__Task statement__.
In the records below, find each line holding the word "unsigned" and copy it.
[Records to use — start]
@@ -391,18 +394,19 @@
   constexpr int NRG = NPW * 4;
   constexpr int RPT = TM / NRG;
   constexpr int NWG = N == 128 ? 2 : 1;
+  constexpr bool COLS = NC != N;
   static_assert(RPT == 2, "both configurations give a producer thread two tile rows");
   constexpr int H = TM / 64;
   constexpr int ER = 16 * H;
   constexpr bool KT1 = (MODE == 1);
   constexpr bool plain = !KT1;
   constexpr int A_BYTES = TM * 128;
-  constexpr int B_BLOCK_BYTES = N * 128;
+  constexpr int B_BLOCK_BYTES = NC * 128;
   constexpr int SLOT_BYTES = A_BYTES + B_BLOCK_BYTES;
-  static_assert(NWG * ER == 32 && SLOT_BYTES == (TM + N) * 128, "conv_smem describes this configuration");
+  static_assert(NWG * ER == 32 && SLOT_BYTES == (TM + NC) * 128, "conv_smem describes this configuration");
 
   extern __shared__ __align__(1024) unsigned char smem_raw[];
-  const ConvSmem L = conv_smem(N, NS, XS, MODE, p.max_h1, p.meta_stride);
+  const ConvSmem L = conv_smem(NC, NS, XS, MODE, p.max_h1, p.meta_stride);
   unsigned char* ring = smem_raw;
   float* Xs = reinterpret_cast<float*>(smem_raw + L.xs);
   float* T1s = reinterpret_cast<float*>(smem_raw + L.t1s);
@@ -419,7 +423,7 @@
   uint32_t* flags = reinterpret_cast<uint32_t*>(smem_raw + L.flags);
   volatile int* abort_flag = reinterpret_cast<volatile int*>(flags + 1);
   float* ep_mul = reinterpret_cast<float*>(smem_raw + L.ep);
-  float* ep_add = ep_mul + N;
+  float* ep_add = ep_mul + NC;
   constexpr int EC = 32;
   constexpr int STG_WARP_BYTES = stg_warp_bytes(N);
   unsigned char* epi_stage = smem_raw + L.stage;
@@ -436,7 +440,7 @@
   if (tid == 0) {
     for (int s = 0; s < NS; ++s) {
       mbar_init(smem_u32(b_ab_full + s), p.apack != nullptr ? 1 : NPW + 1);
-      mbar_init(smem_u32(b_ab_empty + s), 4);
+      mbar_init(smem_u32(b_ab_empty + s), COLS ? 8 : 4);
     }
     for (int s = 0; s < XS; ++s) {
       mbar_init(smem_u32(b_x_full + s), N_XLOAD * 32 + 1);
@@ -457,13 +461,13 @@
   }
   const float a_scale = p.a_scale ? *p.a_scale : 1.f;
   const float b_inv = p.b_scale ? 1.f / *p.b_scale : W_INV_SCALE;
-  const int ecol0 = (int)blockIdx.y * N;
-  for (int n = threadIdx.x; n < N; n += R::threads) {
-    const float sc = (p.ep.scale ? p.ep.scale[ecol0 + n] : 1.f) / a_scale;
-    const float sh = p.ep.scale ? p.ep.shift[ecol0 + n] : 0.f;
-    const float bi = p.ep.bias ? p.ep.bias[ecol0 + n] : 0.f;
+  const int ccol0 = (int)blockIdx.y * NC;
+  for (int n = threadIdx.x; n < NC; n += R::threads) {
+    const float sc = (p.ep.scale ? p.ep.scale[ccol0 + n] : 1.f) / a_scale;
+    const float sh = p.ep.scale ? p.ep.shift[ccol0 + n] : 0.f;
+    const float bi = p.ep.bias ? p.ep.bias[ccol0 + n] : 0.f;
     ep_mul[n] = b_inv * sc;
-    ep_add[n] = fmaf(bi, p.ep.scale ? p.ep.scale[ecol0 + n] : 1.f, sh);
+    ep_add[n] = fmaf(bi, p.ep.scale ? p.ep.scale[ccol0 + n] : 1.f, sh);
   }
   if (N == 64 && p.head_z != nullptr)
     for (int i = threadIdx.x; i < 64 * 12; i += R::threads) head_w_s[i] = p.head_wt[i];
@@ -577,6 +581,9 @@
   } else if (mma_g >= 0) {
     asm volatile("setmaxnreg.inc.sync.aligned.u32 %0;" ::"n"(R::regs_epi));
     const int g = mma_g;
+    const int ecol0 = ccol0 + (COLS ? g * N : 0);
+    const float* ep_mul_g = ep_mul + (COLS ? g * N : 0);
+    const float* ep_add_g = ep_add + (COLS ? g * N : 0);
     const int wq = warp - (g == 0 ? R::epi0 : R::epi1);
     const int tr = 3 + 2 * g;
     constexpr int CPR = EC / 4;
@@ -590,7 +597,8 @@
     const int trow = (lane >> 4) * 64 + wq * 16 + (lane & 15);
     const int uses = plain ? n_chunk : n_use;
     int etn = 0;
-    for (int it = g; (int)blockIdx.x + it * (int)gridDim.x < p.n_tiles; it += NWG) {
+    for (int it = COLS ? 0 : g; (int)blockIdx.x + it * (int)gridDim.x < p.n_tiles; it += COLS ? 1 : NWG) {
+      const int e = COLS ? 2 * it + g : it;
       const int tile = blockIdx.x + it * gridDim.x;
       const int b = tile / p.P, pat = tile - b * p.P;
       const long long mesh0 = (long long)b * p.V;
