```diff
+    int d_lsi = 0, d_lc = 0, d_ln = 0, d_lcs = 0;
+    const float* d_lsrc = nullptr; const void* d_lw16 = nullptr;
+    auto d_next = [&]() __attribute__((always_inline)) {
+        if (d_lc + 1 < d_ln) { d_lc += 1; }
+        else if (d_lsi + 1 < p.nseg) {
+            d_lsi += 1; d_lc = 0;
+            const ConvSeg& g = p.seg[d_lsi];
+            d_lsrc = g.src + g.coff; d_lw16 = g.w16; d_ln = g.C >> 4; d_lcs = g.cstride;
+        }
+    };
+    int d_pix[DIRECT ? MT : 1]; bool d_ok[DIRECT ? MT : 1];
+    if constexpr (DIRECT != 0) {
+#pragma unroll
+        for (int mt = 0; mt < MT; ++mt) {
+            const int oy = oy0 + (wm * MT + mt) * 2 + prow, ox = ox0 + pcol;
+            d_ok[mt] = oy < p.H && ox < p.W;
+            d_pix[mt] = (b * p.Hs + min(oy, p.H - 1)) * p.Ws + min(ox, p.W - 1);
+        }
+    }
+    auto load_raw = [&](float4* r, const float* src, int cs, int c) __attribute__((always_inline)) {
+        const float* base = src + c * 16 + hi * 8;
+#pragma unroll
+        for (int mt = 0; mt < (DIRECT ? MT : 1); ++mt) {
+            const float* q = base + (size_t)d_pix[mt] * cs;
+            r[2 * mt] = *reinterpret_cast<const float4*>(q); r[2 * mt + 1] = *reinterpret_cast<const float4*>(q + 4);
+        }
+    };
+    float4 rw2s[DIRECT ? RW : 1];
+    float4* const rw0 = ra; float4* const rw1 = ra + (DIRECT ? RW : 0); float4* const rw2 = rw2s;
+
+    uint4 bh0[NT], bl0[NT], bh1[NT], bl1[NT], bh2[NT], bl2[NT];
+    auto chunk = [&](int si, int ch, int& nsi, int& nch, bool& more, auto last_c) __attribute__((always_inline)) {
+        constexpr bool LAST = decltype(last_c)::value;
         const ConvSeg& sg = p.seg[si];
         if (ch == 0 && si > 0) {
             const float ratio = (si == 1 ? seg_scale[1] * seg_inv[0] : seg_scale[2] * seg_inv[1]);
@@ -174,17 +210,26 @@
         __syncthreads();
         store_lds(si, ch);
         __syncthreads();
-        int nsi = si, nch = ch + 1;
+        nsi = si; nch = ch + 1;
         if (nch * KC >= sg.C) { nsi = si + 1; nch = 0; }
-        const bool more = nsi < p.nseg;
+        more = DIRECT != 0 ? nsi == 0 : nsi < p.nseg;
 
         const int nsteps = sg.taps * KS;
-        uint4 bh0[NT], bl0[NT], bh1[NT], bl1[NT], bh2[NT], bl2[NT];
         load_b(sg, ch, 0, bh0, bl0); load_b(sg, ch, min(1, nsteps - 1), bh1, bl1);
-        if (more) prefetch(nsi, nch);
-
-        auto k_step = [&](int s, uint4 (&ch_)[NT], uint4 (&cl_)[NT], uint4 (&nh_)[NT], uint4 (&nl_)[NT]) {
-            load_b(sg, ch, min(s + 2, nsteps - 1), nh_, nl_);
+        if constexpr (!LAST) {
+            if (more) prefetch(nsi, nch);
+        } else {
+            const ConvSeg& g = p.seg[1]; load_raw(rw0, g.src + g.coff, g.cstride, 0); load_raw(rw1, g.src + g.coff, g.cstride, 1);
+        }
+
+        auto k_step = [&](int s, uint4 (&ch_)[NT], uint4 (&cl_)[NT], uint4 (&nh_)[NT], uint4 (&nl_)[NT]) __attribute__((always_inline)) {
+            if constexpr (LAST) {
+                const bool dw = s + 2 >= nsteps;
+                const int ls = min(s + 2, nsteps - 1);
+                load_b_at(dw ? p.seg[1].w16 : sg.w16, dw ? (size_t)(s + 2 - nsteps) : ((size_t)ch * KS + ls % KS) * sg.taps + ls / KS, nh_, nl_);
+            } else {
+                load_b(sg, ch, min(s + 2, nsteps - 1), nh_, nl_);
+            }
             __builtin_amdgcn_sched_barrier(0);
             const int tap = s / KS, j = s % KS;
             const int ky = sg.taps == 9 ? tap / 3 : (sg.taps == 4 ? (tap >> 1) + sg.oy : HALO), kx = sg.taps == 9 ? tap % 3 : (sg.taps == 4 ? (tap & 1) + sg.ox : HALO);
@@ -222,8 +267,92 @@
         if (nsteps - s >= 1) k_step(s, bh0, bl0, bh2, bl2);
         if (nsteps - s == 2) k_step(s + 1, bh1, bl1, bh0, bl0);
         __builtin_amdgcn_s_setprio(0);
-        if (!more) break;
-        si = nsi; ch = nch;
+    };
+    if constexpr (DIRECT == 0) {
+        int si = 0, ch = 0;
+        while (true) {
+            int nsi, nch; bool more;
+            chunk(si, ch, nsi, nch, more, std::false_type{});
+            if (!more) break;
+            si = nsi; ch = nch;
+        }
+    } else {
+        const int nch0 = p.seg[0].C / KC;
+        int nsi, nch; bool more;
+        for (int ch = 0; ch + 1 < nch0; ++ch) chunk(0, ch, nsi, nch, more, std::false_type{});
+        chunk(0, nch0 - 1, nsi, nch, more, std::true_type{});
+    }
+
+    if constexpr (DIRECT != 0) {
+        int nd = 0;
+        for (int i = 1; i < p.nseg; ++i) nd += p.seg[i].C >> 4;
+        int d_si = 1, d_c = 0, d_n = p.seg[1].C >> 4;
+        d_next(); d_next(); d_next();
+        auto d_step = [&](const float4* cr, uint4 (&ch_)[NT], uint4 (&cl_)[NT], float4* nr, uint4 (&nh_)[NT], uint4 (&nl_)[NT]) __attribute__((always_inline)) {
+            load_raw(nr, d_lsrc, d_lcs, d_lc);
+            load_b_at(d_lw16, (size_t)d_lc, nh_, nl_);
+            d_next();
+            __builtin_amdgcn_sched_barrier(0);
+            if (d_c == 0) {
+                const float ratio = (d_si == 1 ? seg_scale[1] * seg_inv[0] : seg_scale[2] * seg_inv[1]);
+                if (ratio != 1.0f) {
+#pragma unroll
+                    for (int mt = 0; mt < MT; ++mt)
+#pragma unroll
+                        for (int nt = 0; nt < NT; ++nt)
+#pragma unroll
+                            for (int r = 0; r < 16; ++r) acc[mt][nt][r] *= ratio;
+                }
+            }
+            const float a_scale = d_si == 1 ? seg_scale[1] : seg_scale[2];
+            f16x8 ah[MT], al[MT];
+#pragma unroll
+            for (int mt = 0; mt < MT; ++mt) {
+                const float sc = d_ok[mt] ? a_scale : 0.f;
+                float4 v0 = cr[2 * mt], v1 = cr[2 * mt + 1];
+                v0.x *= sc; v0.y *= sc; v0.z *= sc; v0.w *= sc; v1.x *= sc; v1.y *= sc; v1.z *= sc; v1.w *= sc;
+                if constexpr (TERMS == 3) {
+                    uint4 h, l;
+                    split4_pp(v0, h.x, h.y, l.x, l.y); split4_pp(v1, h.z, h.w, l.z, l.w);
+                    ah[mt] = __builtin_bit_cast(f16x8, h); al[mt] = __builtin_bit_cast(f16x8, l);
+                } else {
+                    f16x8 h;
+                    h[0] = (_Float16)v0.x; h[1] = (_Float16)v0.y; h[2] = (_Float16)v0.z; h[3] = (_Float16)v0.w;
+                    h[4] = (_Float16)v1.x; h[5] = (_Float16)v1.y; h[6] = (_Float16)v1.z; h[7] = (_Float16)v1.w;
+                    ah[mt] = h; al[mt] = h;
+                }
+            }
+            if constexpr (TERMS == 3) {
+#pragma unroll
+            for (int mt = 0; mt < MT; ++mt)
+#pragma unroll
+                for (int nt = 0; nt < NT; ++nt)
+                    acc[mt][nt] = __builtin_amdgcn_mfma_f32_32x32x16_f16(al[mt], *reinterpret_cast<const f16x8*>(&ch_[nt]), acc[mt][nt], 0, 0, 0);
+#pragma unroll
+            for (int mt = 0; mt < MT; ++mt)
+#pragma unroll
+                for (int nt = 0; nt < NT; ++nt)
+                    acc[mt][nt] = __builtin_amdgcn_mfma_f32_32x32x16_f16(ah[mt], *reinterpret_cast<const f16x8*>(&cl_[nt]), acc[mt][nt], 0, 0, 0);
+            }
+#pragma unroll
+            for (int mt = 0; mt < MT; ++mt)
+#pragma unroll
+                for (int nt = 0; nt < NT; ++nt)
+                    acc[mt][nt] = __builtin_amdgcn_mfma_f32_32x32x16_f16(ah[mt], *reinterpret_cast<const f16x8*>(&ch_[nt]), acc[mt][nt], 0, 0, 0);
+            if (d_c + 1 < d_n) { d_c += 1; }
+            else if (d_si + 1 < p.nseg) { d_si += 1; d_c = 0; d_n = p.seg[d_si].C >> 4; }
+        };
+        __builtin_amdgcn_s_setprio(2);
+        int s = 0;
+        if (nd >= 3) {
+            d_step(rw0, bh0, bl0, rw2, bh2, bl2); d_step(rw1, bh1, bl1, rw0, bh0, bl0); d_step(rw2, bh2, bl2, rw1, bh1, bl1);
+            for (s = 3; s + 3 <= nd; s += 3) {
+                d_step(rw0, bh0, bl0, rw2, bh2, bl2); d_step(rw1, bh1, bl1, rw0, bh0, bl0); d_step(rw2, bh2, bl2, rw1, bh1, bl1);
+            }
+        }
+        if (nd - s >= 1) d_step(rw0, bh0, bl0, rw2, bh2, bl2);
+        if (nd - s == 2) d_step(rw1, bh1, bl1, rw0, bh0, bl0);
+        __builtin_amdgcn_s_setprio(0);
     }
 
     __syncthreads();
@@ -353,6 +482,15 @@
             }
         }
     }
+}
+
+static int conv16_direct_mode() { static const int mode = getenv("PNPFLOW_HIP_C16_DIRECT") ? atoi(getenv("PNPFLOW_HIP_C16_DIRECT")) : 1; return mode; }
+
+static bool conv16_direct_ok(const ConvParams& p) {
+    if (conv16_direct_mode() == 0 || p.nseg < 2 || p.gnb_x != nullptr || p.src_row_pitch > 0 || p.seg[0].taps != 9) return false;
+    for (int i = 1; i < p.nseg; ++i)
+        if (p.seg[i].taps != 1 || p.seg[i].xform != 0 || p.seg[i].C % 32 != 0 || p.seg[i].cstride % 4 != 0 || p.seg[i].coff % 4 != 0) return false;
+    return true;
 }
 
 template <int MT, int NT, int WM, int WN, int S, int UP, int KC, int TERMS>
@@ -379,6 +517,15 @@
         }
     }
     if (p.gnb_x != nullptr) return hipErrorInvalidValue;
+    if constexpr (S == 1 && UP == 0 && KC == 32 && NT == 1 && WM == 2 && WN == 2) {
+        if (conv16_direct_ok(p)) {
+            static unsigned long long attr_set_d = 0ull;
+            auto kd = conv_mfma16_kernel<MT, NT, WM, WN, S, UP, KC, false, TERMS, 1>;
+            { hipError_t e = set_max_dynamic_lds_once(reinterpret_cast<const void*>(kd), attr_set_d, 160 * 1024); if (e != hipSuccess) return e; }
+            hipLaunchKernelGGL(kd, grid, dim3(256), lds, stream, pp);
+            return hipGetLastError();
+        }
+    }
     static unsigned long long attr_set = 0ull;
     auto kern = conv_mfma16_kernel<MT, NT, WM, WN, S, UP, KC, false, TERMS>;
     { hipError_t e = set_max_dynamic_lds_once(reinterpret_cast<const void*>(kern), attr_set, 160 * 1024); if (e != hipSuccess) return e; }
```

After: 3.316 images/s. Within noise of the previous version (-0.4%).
[Records to use — finish]
__Exercise solution__.
   extern __shared__ __align__(1024) unsigned char smem_raw[];
   unsigned char* ring = smem_raw;
   unsigned char* epi_stage = smem_raw + L.stage;
+            static unsigned long long attr_set_d = 0ull;
     static unsigned long long attr_set = 0ull;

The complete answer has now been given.